▶ **TASK DETAILS**
Among the lines of the records, please find those that contain the word "with" and copy them.

[Stored data entries]

*** Begin section ***

#if (defined(HRSX_NOBACC) || defined(HRSX_NOSTAGE) || defined(HRSX_NOTICKET)) && !defined(CGCN_EXPERIMENT_BUILD)
#error "HRSX_* are decomposition switches (garbage results): build a variant with -DCGCN_EXPERIMENT_BUILD (tools/mkvariant.py), never the shipped library"
#endif
#ifndef HEAD_RS
#define HEAD_RS 1
#endif
#ifndef HEAD_NT_PROBS
#define HEAD_NT_PROBS 0
#endif
#ifndef HEAD_RS_PRIO
#define HEAD_RS_PRIO 0
#endif
#ifdef RS_TIMING
__device__ unsigned long long rs_stamps[8 * 2 * 8];
#ifndef RS_STAMP_K
#define RS_STAMP_K 1
#endif
#define RS_STAMP(i)                                                                                        \
  do {                                                                                                     \
    __builtin_amdgcn_s_waitcnt(0);                                                                         \
    if (k == RS_STAMP_K && (threadIdx.x == 0 || threadIdx.x == 512) && (blockIdx.x & 31) == 0)             \
      rs_stamps[((blockIdx.x >> 5) * 2 + (threadIdx.x >> 9)) * 8 + (i)] = wall_clock64();                  \
  } while (0)
extern "C" int cgcn_debug_rs_stamps(unsigned long long* out) {
  return hipMemcpyFromSymbol(out, HIP_SYMBOL(rs_stamps), sizeof(unsigned long long) * 8 * 2 * 8) == hipSuccess ? 0 : -1;
}
#else
#define RS_STAMP(i)
#endif
template <bool MULTI, int NB, bool DROP, int NRB = 2>
__global__ __launch_bounds__(1024) void k_head_fused_rs(int n, int S, int C, const float* __restrict__ X,
                                                        const float* __restrict__ bn_w, const float* __restrict__ bn_b,
                                                        const float* __restrict__ mean, const float* __restrict__ invstd,
                                                        const float* __restrict__ Wout, const float* __restrict__ bout,
                                                        const float* __restrict__ target, float keep_scale, uint32_t thresh,
                                                        const unsigned long long* __restrict__ rng_state, float inv_count,
                                                        float* __restrict__ probs, float* __restrict__ loss_part,
                                                        float* __restrict__ dym, float* __restrict__ part,
                                                        int c0, int Cp, int CPT, int first_, int last_, HeadStatAcc sa) {
  constexpr int D = 128, TR = 16 * NRB, EPL = 2, RPW = TR / 8, KQ = D / 4;
  constexpr int CP = 128, CBMAX = 8;
  constexpr int LDP = CP + 18, LDY = D + 16, LDW = D + 16;
  __shared__ __attribute__((aligned(16))) float Wl[NB * 16 * LDW];
  __shared__ __attribute__((aligned(16))) float Pt[2][TR * LDP];
  __shared__ __attribute__((aligned(16))) float Yt[2][TR * LDY];
  __shared__ float lsum[8];
  __shared__ float wmax[16];
  const bool first = MULTI ? first_ != 0 : true, last = MULTI ? last_ != 0 : true;

  const int lane = threadIdx.x & 63;
  const int wave = __builtin_amdgcn_readfirstlane(threadIdx.x >> 6);
  const int own = wave & 7;
  const uint32_t key = DROP ? dropout_key(rng_state, HEAD_STREAM_ID) : 0u;
  const float invS = 1.f / (float)S;
// ... 642 lines not shown
        const int c = own * 16 + r;
#pragma unroll
        for (int e = 0; e < 4; ++e) {
          const int i = node0 + q * 4 + e;
          const float g = accY[e];
          if (i < n) dym[(unsigned)(i * D + c)] = g;
          if (last) {
#pragma unroll
            for (int s = 0; s < 2; ++s) {
              float dy = g * invS;
              if (DROP) dy = dropout_keep(key, (uint32_t)((s * n + i) * D + c), thresh) ? dy * keep_scale : 0.f;
              if (s == 1) dy = S2 ? dy : 0.f;
              const float xh = (fmaxf(xq[s][e], 0.f) - mu[s]) * is[s];
              sdy[s] += dy;
              sdyx[s] += dy * xh;
            }
          }
        }
      }
      __syncthreads();
      if (k < mt) load_xq((int)blockIdx.x + k * G);
      if (k >= 1) {
        int lq = lane;
        asm volatile("" : "+v"(lq));
        const int hh = lq >> 5, c16 = (lq >> 4) & 1, qp = (lq & 15) >> 2, pp = lq & 3;
        const int cbk = own >> 1, lb0 = 2 * (own & 1);
        const unsigned char* __restrict__ Pb = Ptb[(k - 1) & 1];
        const unsigned char* __restrict__ Yb = Ytb[(k - 1) & 1];
        int ty[2], tp[2];
#pragma unroll
        for (int rd = 0; rd < 2; ++rd) {
          const int row = 8 * hh + 4 * rd + qp, sg = sp_sigma(row);
          ty[rd] = row * 256 + (((4 * cbk + 2 * c16 + (pp >> 1)) ^ sg) << 4) + ((pp & 1) << 3);
          tp[rd] = row * 256 + (((4 * lb0 + 2 * c16 + (pp >> 1)) ^ sg) << 4) + ((pp & 1) << 3);
        }
        bf16x8 yf[3];
#pragma unroll
        for (int v = 0; v < 3; ++v) yf[v] = tr_pair(Yb + v * LVT + ty[0], Yb + v * LVT + ty[1]);
#pragma unroll
        for (int bb = 0; bb < 2; ++bb) {
          bf16x8 pf[3];
#pragma unroll
          for (int v = 0; v < 3; ++v) pf[v] = tr_pair(Pb + v * LVT + (tp[0] ^ (bb << 6)), Pb + v * LVT + (tp[1] ^ (bb << 6)));
          accW[bb] = __builtin_amdgcn_mfma_f32_32x32x16_bf16(pf[2], yf[0], accW[bb], 0, 0, 0);
          accW[bb] = __builtin_amdgcn_mfma_f32_32x32x16_bf16(pf[0], yf[2], accW[bb], 0, 0, 0);
          accW[bb] = __builtin_amdgcn_mfma_f32_32x32x16_bf16(pf[1], yf[1], accW[bb], 0, 0, 0);
          accW[bb] = __builtin_amdgcn_mfma_f32_32x32x16_bf16(pf[1], yf[0], accW[bb], 0, 0, 0);
          accW[bb] = __builtin_amdgcn_mfma_f32_32x32x16_bf16(pf[0], yf[1], accW[bb], 0, 0, 0);
          accW[bb] = __builtin_amdgcn_mfma_f32_32x32x16_bf16(pf[0], yf[0], accW[bb], 0, 0, 0);
        }
      }
      __syncthreads();
    }
    {
      const int hh = lane >> 5, cbk = own >> 1, lb0 = 2 * (own & 1);
#pragma unroll
      for (int bb = 0; bb < 2; ++bb)
#pragma unroll
        for (int e = 0; e < 16; ++e) {
          const int lab = 32 * (lb0 + bb) + (e & 3) + 8 * (e >> 2) + 4 * hh;
          if (c0 + (lab & ~15) < CPT) P[(size_t)(c0 + lab) * D + 32 * cbk + (lane & 31)] = accW[bb][e];
        }
    }
    const int r = lane & 15, q = lane >> 4;
    if (last) {
      double* out = (double*)(P + CPT * D + CPT);
#pragma unroll
      for (int s = 0; s < 2; ++s) {
        double a = (double)sdy[s], b = (double)sdyx[s];
        a += __shfl_xor(a, 16); a += __shfl_xor(a, 32);
        b += __shfl_xor(b, 16); b += __shfl_xor(b, 32);
        if (q == 0) {
          out[s * D + own * 16 + r] = a;
          out[(2 + s) * D + own * 16 + r] = b;
          if (sa.acc && s < S) {
            int fa, fb;
            head_bacc_points(wmax, 16, keep_scale, n, fa, fb);
            unsigned long long* bb = bacc_base(sa.acc, S, D);
#ifndef HRSX_NOBACC
            bacc_add(bb, S, D, (int)blockIdx.x & (STAT_ACC_SLOTS - 1), s, own * 16 + r, a, b, fa, fb);
#endif
            if (blockIdx.x == 0 && s == 0 && own == 0 && r == 0)
              bb[(size_t)STAT_ACC_SLOTS * S * D * 2 + BACC_EXP] = ((unsigned long long)(unsigned)(fb + 1024) << 32) | (unsigned long long)(unsigned)(fa + 1024);
          }
        }
      }
    }
    __syncthreads();
  }
#undef OPAQUE_LANE
}
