Measured after the change: 332.2 gangs/s. 7.3% lower.

```diff
diff --git a/grove_amd/kubelet/gpunode.py b/grove_amd/kubelet/gpunode.py
--- a/grove_amd/kubelet/gpunode.py
+++ b/grove_amd/kubelet/gpunode.py
@@ -98,26 +98,26 @@
         return {"device": "cpu", "kind": kind}
     ext = load_gpuwork()
     device = device % max(1, torch.cuda.device_count())
+    if kind == "gemm":
+        m, n, k, iters = dims
+        tflops = ext.gemm_payload(m, n, k, iters, device)
+        return {"device": device, "kind": kind, "tflops": tflops}
+    if kind == "decode":
+        n, k, iters = dims
+        gbps = ext.decode_payload(n, k, iters, device)
+        return {"device": device, "kind": kind, "weight_stream_gbps": gbps}
+    if kind == "decode_batch":
+        n, k, batch, iters = dims
+        gbps = ext.decode_batch_payload(n, k, batch, iters, device)
+        return {"device": device, "kind": kind, "batch": batch,
+                "weight_stream_gbps": gbps,
+                "tokens_per_s": batch * gbps * 1e9 / (2.0 * n * k)}
     with torch.cuda.device(device):
-        if kind == "gemm":
-            m, n, k, iters = dims
-            tflops = ext.burn_gemm(m, n, k, iters)
-            return {"device": device, "kind": kind, "tflops": tflops}
         if kind == "stream":
             n_floats = dims[0]
             iters = dims[1] if len(dims) > 1 else 2
             gbps = ext.stream_triad(n_floats, iters)
             return {"device": device, "kind": kind, "gbps": gbps}
-        if kind == "decode":
-            n, k, iters = dims
-            gbps = ext.burn_decode(n, k, iters)
-            return {"device": device, "kind": kind, "weight_stream_gbps": gbps}
-        if kind == "decode_batch":
-            n, k, batch, iters = dims
-            gbps = ext.burn_decode_batch(n, k, batch, iters)
-            return {"device": device, "kind": kind, "batch": batch,
-                    "weight_stream_gbps": gbps,
-                    "tokens_per_s": batch * gbps * 1e9 / (2.0 * n * k)}
         if kind == "decode_attn":
             hq, hkv, ctx, batch, iters = dims
             gbps = ext.burn_decode_attn(hq, hkv, ctx, batch, iters)
diff --git a/grove_amd/ops/gpuwork.hip b/grove_amd/ops/gpuwork.hip
--- a/grove_amd/ops/gpuwork.hip
+++ b/grove_amd/ops/gpuwork.hip
@@ -2,7 +2,12 @@
 #include <ATen/hip/HIPContext.h>
 #include <hip/hip_runtime.h>
 #include <hip/hip_bf16.h>
-
+#include <c10/core/DeviceGuard.h>
+#include <c10/hip/HIPFunctions.h>
+
+#include <atomic>
+#include <chrono>
+#include <variant>
 #include <vector>
 
 #define WAVE 64
@@ -532,6 +537,167 @@
     return 2.0 * m * n * k * iters / secs / 1e12;
 }
 
+
+__device__ __forceinline__ uint32_t mix32(uint32_t x) {
+    x ^= x >> 16; x *= 0x7feb352dU;
+    x ^= x >> 15; x *= 0x846ca68bU;
+    x ^= x >> 16;
+    return x;
+}
+
+__device__ __forceinline__ uint32_t bf16_bits_rne(float f) {
+    uint32_t u = __float_as_uint(f);
+    return (u + 0x7fffu + ((u >> 16) & 1u)) >> 16;
+}
+
+__global__ __launch_bounds__(256)
+void fill_random_bf16_kernel(uint4* __restrict__ out, long n8, uint32_t key0,
+                             uint32_t key1) {
+    long i = (long)blockIdx.x * blockDim.x + threadIdx.x;
+    const long stride = (long)gridDim.x * blockDim.x;
+    for (; i < n8; i += stride) {
+        uint32_t w[4];
+#pragma unroll
+        for (int j = 0; j < 4; ++j) {
+            unsigned long p = (unsigned long)i * 4 + j;
+            uint32_t h = mix32(mix32((uint32_t)p ^ key0) + (uint32_t)(p >> 32) + key1);
+            float lo = ((float)(int)(h & 0xffffu) - 32768.f) * (1.f / 16384.f);
+            float hi = ((float)(int)(h >> 16) - 32768.f) * (1.f / 16384.f);
+            w[j] = bf16_bits_rne(lo) | (bf16_bits_rne(hi) << 16);
+        }
+        out[i] = make_uint4(w[0], w[1], w[2], w[3]);
+    }
+}
+
+static uint64_t splitmix64(uint64_t x) {
+    x += 0x9e3779b97f4a7c15ULL;
+    x = (x ^ (x >> 30)) * 0xbf58476d1ce4e5b9ULL;
+    x = (x ^ (x >> 27)) * 0x94d049bb133111ebULL;
+    return x ^ (x >> 31);
+}
+
+static uint64_t resolve_seed(int64_t seed) {
+    if (seed != 0) return (uint64_t)seed;
+    static std::atomic<uint64_t> counter{1};
+    uint64_t tick = (uint64_t)std::chrono::steady_clock::now().time_since_epoch().count();
+    return splitmix64(counter.fetch_add(1, std::memory_order_relaxed) ^ (tick << 20)) | 1;
+}
+
+static void launch_fill(const torch::Tensor& t, uint64_t seed, hipStream_t stream) {
+    long n8 = t.numel() / 8;
+    if (n8 == 0) return;
+    uint64_t key = splitmix64(seed);
+    int blocks = (int)std::min<long>(2048, (n8 + 255) / 256);
+    hipLaunchKernelGGL(fill_random_bf16_kernel, dim3(blocks), dim3(256), 0, stream,
+                       (uint4*)t.data_ptr(), n8, (uint32_t)key, (uint32_t)(key >> 32));
+}
+
+void fill_random_bf16(torch::Tensor t, int64_t seed) {
+    TORCH_CHECK(t.is_cuda() && t.dtype() == torch::kBFloat16, "bf16 GPU tensor required");
+    TORCH_CHECK(t.is_contiguous(), "contiguous tensor required");
+    TORCH_CHECK(t.numel() % 8 == 0, "numel must be a multiple of 8 (got ", t.numel(), ")");
+    TORCH_CHECK((uintptr_t)t.data_ptr() % 16 == 0, "data must be 16-byte aligned");
+    c10::DeviceGuard guard(t.device());
+    launch_fill(t, resolve_seed(seed), at::hip::getCurrentHIPStream());
+}
+
+static void select_device(c10::OptionalDeviceGuard& guard, int64_t device) {
+    if (device < 0) return;
+    TORCH_CHECK(device < (int64_t)c10::hip::device_count(), "no GPU ", device);
+    guard.reset_device(c10::Device(c10::kCUDA, (c10::DeviceIndex)device));
+}
+
+struct PayloadOperands {
+    torch::Tensor buf, a, b;
+};
+
+static PayloadOperands payload_operands(int64_t rows_a, int64_t rows_b, int64_t k,
+                                        uint64_t seed, hipStream_t stream) {
+    TORCH_CHECK(rows_a >= 1 && rows_b >= 1 && k >= 8 && k % 8 == 0,
+                "payload operands need rows >= 1 and k % 8 == 0 (got ", rows_a, "+",
+                rows_b, " rows, k=", k, ")");
+    auto opt = torch::TensorOptions().dtype(torch::kBFloat16).device(torch::kCUDA);
+    PayloadOperands o;
+    o.buf = torch::empty({rows_a + rows_b, k}, opt);
+    o.a = o.buf.narrow(0, 0, rows_a);
+    o.b = o.buf.narrow(0, rows_a, rows_b);
+    launch_fill(o.buf, seed, stream);
+    return o;
+}
+
+std::vector<torch::Tensor> payload_inputs(int64_t m, int64_t n, int64_t k, int64_t seed) {
+    auto o = payload_operands(m, n, k, resolve_seed(seed), at::hip::getCurrentHIPStream());
+    return {o.a, o.b};
+}
+
+using PayloadResult = std::variant<double, torch::Tensor>;
+
+PayloadResult gemm_payload(int64_t m, int64_t n, int64_t k, int64_t iters,
+                           int64_t device, int64_t seed, bool return_product) {
+    check_dims(m, n, k);
+    TORCH_CHECK(m > 0 && n > 0 && k > 0 && iters >= 0, "positive dims required");
+    c10::OptionalDeviceGuard guard;
+    select_device(guard, device);
+    hipStream_t stream = at::hip::getCurrentHIPStream();
+    auto c = torch::empty({m, n}, torch::TensorOptions().dtype(torch::kFloat32)
+                                      .device(torch::kCUDA));
+    auto t0 = std::chrono::steady_clock::now();
+    auto o = payload_operands(m, n, k, resolve_seed(seed), stream);
+    for (int64_t i = 0; i < iters; ++i) launch_gemm(o.a, o.b, c, m, n, k);
+    C10_HIP_CHECK(hipGetLastError());
+    C10_HIP_CHECK(hipStreamSynchronize(stream));
+    auto t1 = std::chrono::steady_clock::now();
+    if (return_product) return c;
+    double secs = std::chrono::duration<double>(t1 - t0).count();
+    return 2.0 * m * n * k * iters / secs / 1e12;
+}
+
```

*** End section ***

▶ **TASK OUTPUT**
#error "HRSX_* are decomposition switches (garbage results): build a variant with -DCGCN_EXPERIMENT_BUILD (tools/mkvariant.py), never the shipped library"
     with torch.cuda.device(device):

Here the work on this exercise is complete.